### Exercise brief
Output the data word for word. Begin at its first line and end at the line with "const int wave".

Stored data entries

template <int C, int NGX, int NGY, int POOLK, int EPI, bool VS = false>
__global__ __launch_bounds__(512, 2) void wino4_kernel(EncConvArgs a) {
    ENC_ARGS_NOW(a);
    using K = W4Cfg<C, NGX, NGY>;
    constexpr int R = K::R, NI = K::NI, KS = K::KS;
    constexpr int NWX = POOLK > 0 ? K::TW / POOLK : 1;
    constexpr int RED1 = POOLK > 0 ? NGY * C * NWX : 0;
    constexpr int NSTORE = EPI == 3 ? 0 : 16;
    static_assert(EPI != 3 || POOLK > 0, "a store-free launch needs the pooling output");
    constexpr int NPOOL = POOLK > 0 ? 1 : 0;
    constexpr int RAWF = K::INP * 4, UF = K::UP * 4, VF = K::NG * 9 * 64 * 4;
    constexpr int UBASE = 3 * RAWF, VBASE = UBASE + 2 * UF;
    constexpr int RING = VS ? VBASE + 2 * VF : R * K::STAGE;
    static_assert(!VS || (K::COG == 4 && (EPI == 0 || EPI == 3) && K::INP + K::UP == NI * 512 && K::UP % 64 == 0 && KS >= 3),
                  "shared V: four waves per tile group, a piece plan without padding whose wave-instructions are all weights or all input");
    static_assert((RING + 2 * RED1) * 4 <= 160 * 1024, "LDS budget");
    static_assert(POOLK == 0 || (POOLK % 8 == 0 && K::TW % POOLK == 0 && C * NWX * NGY <= 512 && POOLK <= 32), "pool windows");
    static_assert(NI + NSTORE + NPOOL <= 63, "vmcnt immediate");
    __shared__ __attribute__((aligned(256))) float lds[RING + 2 * RED1];
    float* red0 = lds + RING;

    const int tid = threadIdx.x;
    const int lane = tid & 63;
    const int wave = __builtin_amdgcn_readfirstlane(tid >> 6);
    const int j = lane & 15, g = lane >> 4;
    const int tx = j & 7, ty = j >> 3;
    const int cog = wave % K::COG, grp = wave / K::COG;
    const int gx = grp % NGX, gy = grp / NGX;

    STAMP4(0);
#ifdef EEM_STAMPS
    const unsigned long long rt0 = __builtin_amdgcn_s_memrealtime();
#endif
    TileRange tr_ = block_tile_range(a.tiles_x * a.tiles_y * a.nimg, blockIdx.x, gridDim.x);
    int walk_stride = 1;
    if (a.reverse == 3) {
        const int T = a.tiles_x * a.tiles_y * a.nimg;
        const int cpx = (T + 7) >> 3, xcd = blockIdx.x & 7, kb = blockIdx.x >> 3, gb = gridDim.x >> 3;
        const int r0 = xcd * cpx, r1 = min(r0 + cpx, T);
        const int have = r1 - r0 - kb;
        tr_.first = r0 + kb;
        tr_.count = have > 0 ? (have + gb - 1) / gb : 0;
        walk_stride = gb;
    }
    const int ntile = tr_.count;
    if (ntile == 0) return;
    const int total = ntile * KS;
    const int T_all = a.tiles_x * a.tiles_y * a.nimg;
    auto coord_of = [&](int lt) {
        if (a.reverse == 2) return TileCoord{(lt / a.tiles_y) % a.tiles_x, lt % a.tiles_y, lt / (a.tiles_x * a.tiles_y)};
        return tile_coord(a.reverse == 1 ? T_all - 1 - lt : lt, a.tiles_x, a.tiles_y);
    };
    TileCoord cur = coord_of(tr_.first), nxt = cur, prv = cur;
    auto step_tile = [&](TileCoord& t) {
        if (a.reverse == 3) {
            t.bx += walk_stride;
            while (t.bx >= a.tiles_x) { t.bx -= a.tiles_x; if (++t.by == a.tiles_y) { t.by = 0; ++t.n; } }
        } else if (a.reverse == 2) {
            if (++t.by == a.tiles_y) { t.by = 0; if (++t.bx == a.tiles_x) { t.bx = 0; ++t.n; } }
        } else if (a.reverse == 1) tile_retreat(t, a.tiles_x, a.tiles_y);
        else tile_advance(t, a.tiles_x, a.tiles_y);
    };
    const char* zero_page = reinterpret_cast<const char*>(a.zero_page);
    const int plane_in = a.hin * a.win;

    unsigned poff[NI];
    int pryq[NI];
#pragma unroll
    for (int k = 0; k < NI; ++k) {
        const int p = VS ? (k * 8 + wave) * 64 + lane - K::UP : (k * 8 + wave) * 64 + lane;
        if (VS && p < 0) {
            poff[k] = (unsigned)(p + K::UP) * 16u;
            pryq[k] = 1 << 17;
        } else if (p < K::INP) {
            const int c = p / K::PLANE_P;
            int rem = p - c * K::PLANE_P;
            const bool pad = rem >= K::PC;
            rem = pad ? K::PC - 1 : rem;
            const int ry = rem / K::PPR, q = rem - ry * K::PPR;
            poff[k] = (unsigned)((c * a.hin + ry) * a.win + q * 4) * 4u;
            pryq[k] = ry | (q << 8) | (pad ? 1 << 16 : 0);
        } else {
            const int up = p - K::INP;
            poff[k] = (unsigned)(up < K::UP ? up : K::UP - 1) * 16u;
            pryq[k] = 1 << 17;
        }
    }
    const char* wbase = reinterpret_cast<const char*>(a.wwino);
    int dma_s = 0;
    int dma_slot = 0;
    unsigned okm = 0;
    bool dma_interior = false;
    const char* dsrc = nullptr;
    auto dma_tile = [&]() {
        const int gy0 = nxt.by * K::TH - 1, gxa = nxt.bx * K::TW - 4;
        dma_interior = gy0 >= 0 && gy0 + K::IN_ROWS <= a.hin && gxa >= 0 && gxa + K::ROWP <= a.win;
        dsrc = reinterpret_cast<const char*>(a.in0 + (size_t)nxt.n * C * plane_in) + ((long)gy0 * a.win + gxa) * 4;
        if (!dma_interior) {
            const int rymin = gy0 < 0 ? -gy0 : 0, rymax = min(K::IN_ROWS, a.hin - gy0);
            const int qmin = gxa < 0 ? (-gxa) >> 2 : 0, qmax = min(K::PPR, (a.win - gxa) >> 2);
            okm = 0;
#pragma unroll
            for (int k = 0; k < NI; ++k) {
                const int ry = pryq[k] & 0xFF, q = (pryq[k] >> 8) & 0xFF;
                const bool ok = pryq[k] >= (1 << 17) || (pryq[k] < (1 << 16) && ry >= rymin && ry < rymax && q >= qmin && q < qmax);
                okm |= ok ? 1u << k : 0u;
            }
        }
    };
    auto dma_issue = [&]() {
        float* sbase = lds + dma_slot * K::STAGE;
#ifdef EEM_DIAG
        const char* usrc = wbase + (size_t)(a.nt_store & 2 ? 0 : dma_s) * (K::UP * 16);
#else
        const char* usrc = wbase + (size_t)dma_s * (K::UP * 16);
#endif
#pragma unroll
        for (int k = 0; k < NI; ++k) {
            const bool all_in = (k + 1) * 512 <= K::INP, all_u = k * 512 >= K::INP;
            const char* gp;
            if (all_in) gp = dsrc + poff[k];
            else if (all_u) gp = usrc + poff[k];
            else gp = (pryq[k] >= (1 << 17) ? usrc : dsrc) + poff[k];
            if (!all_u && !dma_interior) gp = (okm >> k) & 1 ? gp : zero_page;
            __builtin_amdgcn_global_load_lds(GLB_PTR(gp), LDS_PTR(sbase + (k * 8 + wave) * 256), 16, 0, 0);
        }
        dsrc += (size_t)plane_in * 16;
        if (++dma_s == KS) { dma_s = 0; step_tile(nxt); dma_tile(); }
        if (++dma_slot == R) dma_slot = 0;
    };
    const bool raw_hi = (4 * 8 + wave) * 64 >= K::UP;
    auto dma_issue_vs = [&](bool do_w, bool do_raw, int ws, int uslot) {
        float* ub = lds + UBASE + uslot * UF;
        float* rb = lds + dma_slot * RAWF;
        const char* usrc = wbase + (size_t)ws * (K::UP * 16);
#pragma unroll
        for (int k = 0; k < NI; ++k) {
            const bool all_u = (k + 1) * 512 <= K::UP, all_in = k * 512 >= K::UP;
            const int pb = (k * 8 + wave) * 64;
            if (all_u || (!all_in && pb < K::UP)) {
                if (do_w) __builtin_amdgcn_global_load_lds(GLB_PTR(usrc + poff[k]), LDS_PTR(ub + pb * 4), 16, 0, 0);
            } else if (do_raw) {
                const char* gp = dsrc + poff[k];
                if (!dma_interior) gp = (okm >> k) & 1 ? gp : zero_page;
                __builtin_amdgcn_global_load_lds(GLB_PTR(gp), LDS_PTR(rb + (pb - K::UP) * 4), 16, 0, 0);
            }
        }
        if (do_raw) {
            dsrc += (size_t)plane_in * 16;
            if (++dma_s == KS) { dma_s = 0; step_tile(nxt); dma_tile(); }
            if (++dma_slot == R) dma_slot = 0;
        }
    };

    f32x4 biasq;
#pragma unroll
    for (int r = 0; r < 4; ++r) biasq[r] = a.bias[cog * 16 + g * 4 + r];

    const int lbase = g * K::PLANE + (gy * 8 + ty * 4) * K::ROWP + (gx * 8 + tx) * 4 + 2;
    const int wlbase = K::INP * 4 + (cog * 9 * 64 + lane) * 4;

    f32x4 acc[36];
    int L = 0;
    int slot = 0;

    const int prow = (a.hout + 7) >> 3;
    const bool pf_act = tid < NGY * C * NWX;
    const int pf_gy = pf_act ? tid / (C * NWX) : 0;
    const int pf_co = pf_act ? (tid - pf_gy * C * NWX) / NWX : 0, pf_wx = pf_act ? tid % NWX : 0;

    auto step = [&](auto s0_tag, auto waitn_tag) {
        constexpr bool S0 = decltype(s0_tag)::value;
        constexpr int WAITN = decltype(waitn_tag)::value;
        if (L + 1 < total) asm volatile("s_waitcnt vmcnt(%0)" ::"n"(WAITN) : "memory");
        else asm volatile("s_waitcnt vmcnt(0)" ::: "memory");
        if constexpr (S0 && POOLK > 0) asm volatile("s_waitcnt lgkmcnt(0)" ::: "memory");
        __builtin_amdgcn_s_barrier();
        STAMP4K(2, L);
        if constexpr (S0 && POOLK > 0) {
            if (L > 0) {
                const float* redp = red0 + (((L / KS) - 1) & 1) * RED1;
                const float s = redp[(pf_gy * C + pf_co) * NWX + pf_wx];
                float* pb = a.pool_partial + ((size_t)prv.n * C * prow + prv.by * NGY) * (a.tiles_x * NWX) + prv.bx * NWX;
                float* p = pf_act && prv.by * NGY + pf_gy < prow ? pb + ((size_t)pf_co * prow + pf_gy) * (a.tiles_x * NWX) + pf_wx : a.trash + lane * 4;
                *p = s;
            }
        }
        if (L + R - 1 < total) dma_issue();
        STAMP4K(64, L);

        const float* sl = lds + slot * K::STAGE;
        f32x2 t05[6], t12[6], t34[6];
        {
            const float* p = sl + lbase;
            f32x2 pout[6];
            f32x4 pmid[6];
#pragma unroll
            for (int r = 0; r < 6; ++r) {
                pout[r] = f32x2{p[r * K::ROWP + 1], p[r * K::ROWP + 6]};
                pmid[r] = *reinterpret_cast<const f32x4*>(p + r * K::ROWP + 2);
            }
            f32x2 x[6];
#pragma unroll
            for (int r = 0; r < 6; ++r) x[r] = pout[r];
            bt6(x, t05);
#pragma unroll
            for (int r = 0; r < 6; ++r) x[r] = f32x2{pmid[r][0], pmid[r][1]};
            bt6(x, t12);
#pragma unroll
            for (int r = 0; r < 6; ++r) x[r] = f32x2{pmid[r][2], pmid[r][3]};
            bt6(x, t34);
        }
        STAMP4K(65, L);
        const f32x4* wl = reinterpret_cast<const f32x4*>(sl + wlbase);
        constexpr int RB = 3;
        f32x4 wq0 = wl[0], wq1 = wl[64];
#pragma unroll
        for (int xb = 0; xb < 6; xb += RB) {
            float v[RB * 6];
#pragma unroll
            for (int xi = 0; xi < RB; ++xi) bt6_row(t05[xb + xi], t12[xb + xi], t34[xb + xi], v + xi * 6);
            __builtin_amdgcn_sched_barrier(0);
#pragma unroll
            for (int pp = 0; pp < RB * 6; ++pp) {
                const int p = xb * 6 + pp;
                if (pp > 0 && (p & 3) == 0) {
                    wq0 = wq1;
                    if ((p >> 2) + 1 < 9) wq1 = wl[((p >> 2) + 1) * 64];
                }
                if constexpr (S0) {
                    const f32x4 z = {0.f, 0.f, 0.f, 0.f};
                    acc[p] = __builtin_amdgcn_mfma_f32_16x16x4f32(wq0[p & 3], v[pp], p == 7 ? biasq : z, 0, 0, 0);
                } else {
                    acc[p] = __builtin_amdgcn_mfma_f32_16x16x4f32(wq0[p & 3], v[pp], acc[p], 0, 0, 0);
                }
            }
            __builtin_amdgcn_sched_barrier(0);
        }
        STAMP4K(3, L);
        ++L;
        slot = slot + 1 == R ? 0 : slot + 1;
    };

    auto duty_half = [&](auto h_tag, int rslot, int vslot) {
        constexpr int H = decltype(h_tag)::value;
        const float* p = lds + rslot * RAWF + lbase;
        f32x2 t05[6], t12[6], t34[6];
// ... 154 lines not shown
                        for (int x = 0; x < 4; ++x) o[yy][x] *= gt[yy][x] > 0.f ? 1.f : 0.1f;
                }
                if constexpr (EPI == 2) {
                    const char* qb = reinterpret_cast<const char*>(rsrc) + (size_t)r * hw * 4;
                    f32x4 rv[4];
#pragma unroll
                    for (int yy = 0; yy < 4; ++yy) {
                        const bool in = inx && oy + yy < a.hout;
                        rv[yy] = *reinterpret_cast<const f32x4*>(qb + (in ? lane_bo + (unsigned)yy * (unsigned)a.wout * 4u : 0u));
                    }
#pragma unroll
                    for (int yy = 0; yy < 4; ++yy)
#pragma unroll
                        for (int x = 0; x < 4; ++x) { const float t = o[yy][x] + rv[yy][x]; o[yy][x] = !(t <= 0.f) ? t : 0.f; }
                }
                float ps = 0.f;
#pragma unroll
                for (int yy = 0; yy < 4; ++yy) {
                    const bool in = inx && oy + yy < a.hout;
                    if constexpr (EPI == 3) {
                    } else if (full) {
                        if (a.nt_store) __builtin_nontemporal_store(o[yy], reinterpret_cast<f32x4*>(rb + lane_bo + (size_t)yy * a.wout * 4));
                        else *reinterpret_cast<f32x4*>(rb + lane_bo + (size_t)yy * a.wout * 4) = o[yy];
                    } else {
                        float* p = in ? reinterpret_cast<float*>(rb + lane_bo + (size_t)yy * a.wout * 4) : a.trash + lane * 4;
                        *reinterpret_cast<f32x4*>(p) = o[yy];
                    }
                    const float rs = (o[yy][0] + o[yy][1]) + (o[yy][2] + o[yy][3]);
                    ps += (full || in) ? rs : 0.f;
                }
                psum[r] = ps;
            }
        }
        if constexpr (POOLK > 0) {
            constexpr int SW = POOLK / 4;
            float* red = red0 + (it & 1) * RED1;
#pragma unroll
            for (int r = 0; r < 4; ++r) {
                const float sred = window_sum<SW>(psum[r]);
                if ((tx & (SW - 1)) == 0 && ty == 0) red[(gy * C + co0 + r) * NWX + (gx * 8 + tx) / SW] = sred;
            }
        }
    };

    using T = std::true_type;
    using F = std::false_type;
    if constexpr (VS) {
        (void)wlbase;
        dma_tile();
        dma_issue_vs(false, true, 0, 0);
        dma_issue_vs(true, false, 0, 0);
        dma_issue_vs(false, true, 0, 0);
        dma_issue_vs(false, true, 0, 0);
        if (raw_hi) asm volatile("s_waitcnt vmcnt(%0)" ::"n"(NI + 2) : "memory");
        else asm volatile("s_waitcnt vmcnt(%0)" ::"n"(NI + 1) : "memory");
        __builtin_amdgcn_s_barrier();
        make_v(0, 0);
        STAMP4(1);
        for (int it = 0; it < ntile; ++it) {
            if (it == 0) step_vs(T{}, std::integral_constant<int, 0>{});
            else step_vs(T{}, std::integral_constant<int, NSTORE>{});
#pragma unroll 1
            for (int s = 1; s < KS; ++s) step_vs(F{}, std::integral_constant<int, 0>{});
            output(it);
            if (it == 0) STAMP4(62);
            prv = cur;
            step_tile(cur);
        }
    } else {
    dma_tile();
#pragma unroll
    for (int q = 0; q < R - 1; ++q)
        if (q < total) dma_issue();
    STAMP4(1);

    for (int it = 0; it < ntile; ++it) {
        if (it == 0) {
            step(T{}, std::integral_constant<int, NI>{});
            step(F{}, std::integral_constant<int, NI>{});
        } else {
            step(T{}, std::integral_constant<int, NI + NSTORE>{});
            step(F{}, std::integral_constant<int, NI + NSTORE + NPOOL>{});
        }
#pragma unroll 1
        for (int s = 2; s < KS; ++s) step(F{}, std::integral_constant<int, NI>{});
        output(it);
        if (it == 0) STAMP4(62);
        prv = cur;
        step_tile(cur);
    }
    }
    STAMP4(60);
#ifdef EEM_STAMPS
    if (C == EEM_STAMPS && lane == 0 && blockIdx.x < 1024) g_stamps4[(blockIdx.x * 8 + wave) * 128 + 61] = __builtin_amdgcn_s_memrealtime() - rt0;
#endif
    if constexpr (POOLK > 0) {
        asm volatile("s_waitcnt lgkmcnt(0)" ::: "memory");
        __builtin_amdgcn_s_barrier();
        const float* redp = red0 + ((ntile - 1) & 1) * RED1;
        if (pf_act && prv.by * NGY + pf_gy < prow)
            a.pool_partial[(((size_t)prv.n * C + pf_co) * prow + prv.by * NGY + pf_gy) * (a.tiles_x * NWX) + prv.bx * NWX + pf_wx] =
                redp[(pf_gy * C + pf_co) * NWX + pf_wx];
    }
}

### Reply to the exercise
template <int C, int NGX, int NGY, int POOLK, int EPI, bool VS = false>
__global__ __launch_bounds__(512, 2) void wino4_kernel(EncConvArgs a) {
    ENC_ARGS_NOW(a);
    using K = W4Cfg<C, NGX, NGY>;
    constexpr int R = K::R, NI = K::NI, KS = K::KS;
    constexpr int NWX = POOLK > 0 ? K::TW / POOLK : 1;
    constexpr int RED1 = POOLK > 0 ? NGY * C * NWX : 0;
    constexpr int NSTORE = EPI == 3 ? 0 : 16;
    static_assert(EPI != 3 || POOLK > 0, "a store-free launch needs the pooling output");
    constexpr int NPOOL = POOLK > 0 ? 1 : 0;
    constexpr int RAWF = K::INP * 4, UF = K::UP * 4, VF = K::NG * 9 * 64 * 4;
    constexpr int UBASE = 3 * RAWF, VBASE = UBASE + 2 * UF;
    constexpr int RING = VS ? VBASE + 2 * VF : R * K::STAGE;
    static_assert(!VS || (K::COG == 4 && (EPI == 0 || EPI == 3) && K::INP + K::UP == NI * 512 && K::UP % 64 == 0 && KS >= 3),
                  "shared V: four waves per tile group, a piece plan without padding whose wave-instructions are all weights or all input");
    static_assert((RING + 2 * RED1) * 4 <= 160 * 1024, "LDS budget");
    static_assert(POOLK == 0 || (POOLK % 8 == 0 && K::TW % POOLK == 0 && C * NWX * NGY <= 512 && POOLK <= 32), "pool windows");
    static_assert(NI + NSTORE + NPOOL <= 63, "vmcnt immediate");
    __shared__ __attribute__((aligned(256))) float lds[RING + 2 * RED1];
    float* red0 = lds + RING;

    const int tid = threadIdx.x;
    const int lane = tid & 63;
    const int wave = __builtin_amdgcn_readfirstlane(tid >> 6);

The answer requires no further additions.